Many people didn't know how much pain Jacob carried home from the war. I think what tears many people up about Jacob's suicide is that he was such a caring, wise person who could love people so effortlessly. He understood moral injury and healing so well. How could this happen to him of all people? I think about where Jacob was before he began his journey with peace, when his enlistment ended after three deployments. How alone he felt. How he dreamt about death and images of terror in Afghan eyes. How he kept his story and his feelings to himself. How he couldn't hold down a relationship. How he self-medicated with alcohol to deal with the pain, and how angry that made him. I don't think he was ever able to shed that pain. But I know that he was proud of some of the changes that he was able to make toward the end. When Jacob and I walked through Shar-e Naw Park, he showed me a tattoo that read, "I don't drink the bottle. It drinks me." It was a reminder of a time when his life was full of sorrow and when he couldn't find any relief but through drinking. And he was grateful that in his later years, this sorrow was punctuated by frequent moments of overwhelming joy, companionship, awesome wonder, and enlightenment—moments he may have never had if he never started riding his bicycle around the country. He was very proud that later in life, he achieved sobriety and could find relief without the bottle. He was proud that he stopped his brother from going to war. And I know that he cherished each and every one of us who knew him. But there are many sources of pain in a person's life, and only he knows the story that led up to his last decision.

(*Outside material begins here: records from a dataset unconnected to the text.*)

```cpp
struct SelectPlan {
    uint32_t slices = 0;
    size_t per_slice = 0;
};
SelectPlan select_plan(size_t n, uint32_t nq);
bool select_pruned_ok(size_t n, uint32_t nq, uint32_t k);
size_t select_pruned_ws_bytes(size_t n, uint32_t nq);
int launch_select_pruned_u32(const uint32_t* keys, const uint64_t* ids, size_t n, uint32_t nq, uint32_t k, uint32_t* mins,
                             uint64_t* out_ids, uint32_t* out_key, uint32_t* out_cnt, hipStream_t stream,
                             const uint32_t* run_flag);
int launch_select_topk_u32(const uint32_t* keys, const uint64_t* ids, size_t n, const SelectPlan& p,
                           uint32_t nq, uint32_t k, uint64_t* part_ids, uint32_t* part_key,
                           uint32_t* part_cnt, hipStream_t stream, const uint32_t* run_flag = nullptr);
int launch_topk_select_lists_u32(const uint64_t* base_ids, const uint32_t* base_key, const uint32_t* ckey,
                                 const uint32_t* crow, const uint32_t* ccnt, uint32_t cap, const uint64_t* ids,
                                 uint32_t nq, uint32_t k, uint64_t* out_ids, uint32_t* out_key, uint32_t* out_cnt,
                                 uint32_t* overflow, hipStream_t stream);
struct CosinePrunePlan {
    uint32_t cs_shift = 5;
    uint32_t qpad = 16;
    uint32_t nchunks = 0;
    uint32_t waves = 0;
    uint32_t capq = 32;
};
constexpr uint32_t kPruneCand = 2048;
bool cosine_prune_ok(const float* rows, uint32_t dim, const float* queries, uint32_t nq_pass, size_t n, uint32_t k);
CosinePrunePlan cosine_prune_plan(size_t n, uint32_t nq_pass, uint32_t k, bool approx = false);
float cosine_mins_eps(uint32_t dim);
uint32_t cosine_list_queries(uint32_t dim);
bool cosine_mins_f16_ok(const float* rows, uint32_t dim, const float* queries, uint32_t nq_pass, size_t n, uint32_t k);
int launch_cosine_norms_image(const float* queries, size_t nq, uint32_t dim, float* norms, void* image, uint32_t* zero2,
                              hipStream_t stream);
int launch_cosine_mins_f16(const float* rows, const float* norms, size_t n, uint32_t dim, const void* image, const float* qnorm,
                           uint32_t nq_pass, const CosinePrunePlan& p, uint32_t* mins, uint32_t* wmin, uint32_t* flag,
                           hipStream_t stream);
int launch_cosine_keys_dense_mfma(const float* rows, const float* norms, size_t n, uint32_t dim, const float* queries,
                                  const float* qnorm, uint32_t nq_pass, uint32_t* keys, const uint32_t* run_flag,
                                  hipStream_t stream);
int launch_cosine_keys_mins(const float* rows, const float* norms, size_t n, uint32_t dim, const float* queries,
                            const float* qnorm, uint32_t nq_pass, const CosinePrunePlan& p, uint32_t* mins, uint32_t* wmin,
                            hipStream_t stream);
int launch_cosine_keys_list(const float* rows, const float* norms, size_t n, uint32_t dim, const float* queries,
                            const float* qnorm, uint32_t nq_pass, const CosinePrunePlan& p, const void* list,
                            const uint32_t* nlist, uint32_t* ckeys, const uint32_t* fallback_flag, hipStream_t stream);
// ... 191 lines not shown
```

ucfp_amd/csrc/hamming.hip:

```cpp

#include <hip/hip_runtime.h>
#include <math.h>
#include <stdint.h>
#include <stdlib.h>

#include "common.h"

namespace ucfp {

constexpr int kWave = 64;
constexpr uint32_t kSub = 8;
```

Jacob did all he could as a warrior to speak and to warn about the dangers of war. Jacob spoke to me often of moral injury, and he once told me about meeting a Vietnam veteran who felt that every war was his war, who blamed himself for not stopping each war that happened, one after the next. Jacob felt that burden. I don't know why Jacob did what he did. But I know that he was disappointed in his country because of its treatment of veterans. I know he was worried about impending war. I cannot help but wonder if he blamed himself for the current warmongering in Iraq and Syria. I am angry at the world. Whatever Jacob was dealing with, I know that the world made it harder for him.

I'll never be able to ask Jacob about those final days. All that I have left is my memories and his music. I remember the endless conversations we had about truth and justice and healing. Do not for a second wonder how fiercely he believed in those things. They may not have made him immortal, but without a doubt they lifted him up in those final years. My fondest memories are of Jacob playing his banjo and belting out a song in that unforgettable voice. I listen to his music on repeat, teaching me how to be a better person and warrior. I will never stop learning from him and striving to live up to his example of humanism and conscientious labor. We cannot know the hurt he felt or the course it took. I know that he would not want us to dwell on his pain. He would want all of us to keep fighting for a more loving world that values peace, justice, and dignity above all else, to listen with open hearts and open minds, to be open to change and to grow. And most importantly, to love and to smile.


Brock McIntosh is a veteran of the Army National Guard. He completed a tour of duty in Afghanistan during his 8 years of service. He has a bachelors in History and Sociology from the University of Maryland and was a 2012 Truman Scholar. He is a member of IVAW.